Healthcare

What should insurance companies be concerned about?

The following is an excerpt from a letter to the editor of the New York Times. Profits are derived from volume. That is, more insured, more profits even if the profit per person is lower. Profit margins for large insurers are right in line with those of regulated electric and gas utilities, another vital service. 

… both Obamacare and Trumpcare suffer from an insurmountable problem: For-profit health care is a contradiction in terms. Insurance companies are most concerned about profitability, and profits are derived from high co-payments and premiums, discrimination against those with pre-existing conditions, expensive prescription medications (often with adverse side effects), excessive high-tech screening and surgical solutions. These approaches are not affordable for many people and may not produce good health, which frequently depends more on healthy diet and lifestyle choices, which are not profitable.

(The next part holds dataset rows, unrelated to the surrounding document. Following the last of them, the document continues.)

__device__ __forceinline__ void loss_block_commit(float lsum, int csum, float inv_total, float* loss_acc, int* correct_acc)
{
    __shared__ float ls[16];
    __shared__ int cs[16];
    const int lane = threadIdx.x & 63, w = threadIdx.x >> 6, wpb = blockDim.x >> 6;
    if (lane == 0) { ls[w] = lsum; cs[w] = csum; }
    __syncthreads();
    if (threadIdx.x == 0) {
        float a = 0.f; int c = 0;
        for (int i = 0; i < wpb; ++i) { a += ls[i]; c += cs[i]; }
        if (a != 0.f) atomicAdd(loss_acc, a * inv_total);
        if (c) atomicAdd(correct_acc, c);
    }
}

__global__ void voiced_loss_kernel(const float* __restrict__ head, long long ld, int n_mel, int n_ph, const float* __restrict__ lse, const int* __restrict__ amax,
                                   const float* __restrict__ Y, const long long* __restrict__ phones, const int* __restrict__ pred_row, const int* __restrict__ tgt_row,
                                   int nframes, float lam, float inv_total, float* __restrict__ dhead, float* __restrict__ loss_acc, int* __restrict__ correct_acc)
{
    const int lane = threadIdx.x & 63, wpb = blockDim.x >> 6;
    float lsum = 0.f; int csum = 0;
    for (int f = blockIdx.x * wpb + (threadIdx.x >> 6); f < nframes; f += gridDim.x * wpb) {
        const int pr = pred_row[f], tr = tgt_row[f];
        const float* p = head + (long long)pr * ld; const float* y = Y + (long long)tr * n_mel;
        float* dp = dhead + (long long)pr * ld;
        float ss = 0.f;
        for (int c = lane; c < n_mel; c += 64) { float d = y[c] - p[c] + 1e-6f; ss += d * d; }
        const float dist = sqrtf(wave_sum(ss));
        const float gs = dist > 0.f ? inv_total / dist : 0.f;
        for (int c = lane; c < n_mel; c += 64) dp[c] = -(y[c] - p[c] + 1e-6f) * gs;
        const int ph = (int)phones[tr];
        const float L = lse[pr];
        for (int c = lane; c < n_ph; c += 64) dp[n_mel + c] = lam * inv_total * (expf(p[n_mel + c] - L) - (c == ph ? 1.f : 0.f));
        if (lane == 0) { lsum += dist + lam * (L - p[n_mel + ph]); csum += amax[pr] == ph; }
    }
    loss_block_commit(lsum, csum, inv_total, loss_acc, correct_acc);
}

extern "C" int ss_voiced_loss(const float* head, int64_t ld, int n_mel, int n_phone, const float* lse, const int32_t* argmax, const float* Y, const int64_t* phones,
                              const int32_t* pred_row, const int32_t* tgt_row, int nframes, float lam, float inv_total,
                              float* dhead, float* loss_accum, int32_t* correct_accum, void* stream)
{
    SS_CHECK(nframes >= 0, "ss_voiced_loss: negative frame count");
    if (nframes == 0) return 0;
    SS_CHECK(head && lse && argmax && Y && phones && pred_row && tgt_row && dhead && loss_accum && correct_accum, "ss_voiced_loss: null pointer");
    int blocks = (nframes + 3) / 4; if (blocks > 1024) blocks = 1024;
    SS_LAUNCH(voiced_loss_kernel, dim3(blocks), dim3(256), 0, stream, head, (long long)ld, n_mel, n_phone, lse, (const int*)argmax, Y, (const long long*)phones,
              (const int*)pred_row, (const int*)tgt_row, nframes, lam, inv_total, dhead, loss_accum, (int*)correct_accum);
    SS_LAUNCH_CHECK("ss_voiced_loss");
    return 0;
}

constexpr int YMAX = 128;
__device__ __forceinline__ float quad_bcast(float v, int k) {
#if defined(SS_EMU)
    return __shfl(v, (int)((threadIdx.x & 63) & ~3) + k);
#else
    switch (k) {
    case 0: return __int_as_float(__builtin_amdgcn_update_dpp(0, __float_as_int(v), 0x00, 0xf, 0xf, true));
    case 1: return __int_as_float(__builtin_amdgcn_update_dpp(0, __float_as_int(v), 0x55, 0xf, 0xf, true));
    case 2: return __int_as_float(__builtin_amdgcn_update_dpp(0, __float_as_int(v), 0xAA, 0xf, 0xf, true));
    default: return __int_as_float(__builtin_amdgcn_update_dpp(0, __float_as_int(v), 0xFF, 0xf, 0xf, true));
    }
#endif
}
template <int NQ>
__device__ __forceinline__ float quad_shared_sqdist(const float* __restrict__ p, int r, const f32x4 (&yv)[YMAX / 4]) {
    f32x4 own[NQ];
#pragma unroll
    for (int q = 0; q < NQ; ++q) own[q] = *(const f32x4*)(p + (r * NQ + q) * 4);
    float ss = 0.f;
#pragma unroll
    for (int k = 0; k < 4; ++k) {
#pragma unroll
        for (int q = 0; q < NQ; ++q) {
            const f32x4 b = yv[k * NQ + q];
            const float a0 = quad_bcast(own[q][0], k), a1 = quad_bcast(own[q][1], k), a2 = quad_bcast(own[q][2], k), a3 = quad_bcast(own[q][3], k);
            const float d0 = a0 - b[0], d1 = a1 - b[1], d2 = a2 - b[2], d3 = a3 - b[3];
            ss += d0 * d0; ss += d1 * d1; ss += d2 * d2; ss += d3 * d3;
        }
    }
    return ss;
}

__global__ __launch_bounds__(256) void silent_cost_skewed_kernel(const float* __restrict__ head, long long ld, int n_mel, const float* __restrict__ lse, const float* __restrict__ Y,
                                                                 const long long* __restrict__ phones, const long long* __restrict__ desc, float lam, unsigned char* __restrict__ ws, int* __restrict__ results, int CT)
{
    const long long* d = desc + (long long)blockIdx.y * DESC;
    const int N = (int)d[D_N], M = (int)d[D_M];
    const long long p0 = d[D_PRED_ROW0], y0 = d[D_TGT_ROW0];
    int* res = results + d[D_RES_OFF];
    for (int i = blockIdx.x * blockDim.x + threadIdx.x; i < N; i += gridDim.x * blockDim.x) res[i] = 0;
    const long long ts = dtw_tsteps_d(M), nkw = dtw_strips_d(N) * DW;
    if (ts <= 0) return;
    const long long tchunks = (ts + CT - 1) / CT, nwork = nkw * tchunks;
    float* sk = (float*)(ws + d[D_SK_OFF]);
    const int l = threadIdx.x >> 2, r = threadIdx.x & 3;
    for (long long wk = blockIdx.x; wk < nwork; wk += gridDim.x) {
        const long long kw = wk / tchunks, t0 = (wk - kw * tchunks) * CT;
        const long long i = 1 + (kw * 64 + l) * DR + r;
        const bool iv = i < N;
        f32x4 yv[YMAX / 4];
        int ph = 0;
        if (iv) {
            const float* y = Y + (y0 + i) * n_mel;
#pragma unroll
            for (int q = 0; q < YMAX / 4; ++q) if (q * 4 < n_mel) yv[q] = *(const f32x4*)(y + q * 4);
            ph = (int)phones[y0 + i];
        }
        const long long tend = t0 + CT < ts ? t0 + CT : ts;
        if (n_mel == 80) {
            for (long long t = t0; t < tend; ++t) {
                const long long j = t + 1 - l;
                const bool jv = j >= 1 && j < M;
                const float* p = head + (p0 + (jv ? j : 1)) * ld;
                const float ss = quad_shared_sqdist<5>(p, r, yv);
                float c = INFINITY;
                if (jv && iv) c = sqrtf(ss) + lam * (lse[p0 + j] - p[n_mel + ph]);
                sk[((kw * ts + t) * 64 + l) * DR + r] = c;
            }
            continue;
        }
        for (long long t = t0; t < tend; ++t) {
            const long long j = t + 1 - l;
            float c = INFINITY;
            if (iv && j >= 1 && j < M) {
                const float* p = head + (p0 + j) * ld;
                float ss = 0.f;
#pragma unroll
                for (int q = 0; q < YMAX / 4; ++q) {
                    if (q * 4 < n_mel) {
                        const f32x4 a = *(const f32x4*)(p + q * 4), b = yv[q];
                        const float d0 = a[0] - b[0], d1 = a[1] - b[1], d2 = a[2] - b[2], d3 = a[3] - b[3];
                        ss += d0 * d0; ss += d1 * d1; ss += d2 * d2; ss += d3 * d3;
                    }
                }
                c = sqrtf(ss) + lam * (lse[p0 + j] - p[n_mel + ph]);
            }
            sk[((kw * ts + t) * 64 + l) * DR + r] = c;
        }
    }
}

But look at the acual statements. Insurance itself does not encourage high tech screening or surgery, quite the opposite in fact. Although it’s existence makes such practices more feasible. Even if you isolate the delivery system, much of the problem is patients demanding more and doctors protecting themselves if patients don’t get it. 

But the fundamental issue here is that we don’t accept the fact that what we buy to pay our help our health care bills is insurance  (or used to be). And that insurance must reflect the risks of providing it. There is nothing that health insurance does that is not part of all kinds of insurance, but we can’t accept that fact, we see it instead as a vehicle to simply pay all our bills and some not even treating a health care issue … but we don’t want to pay the price. 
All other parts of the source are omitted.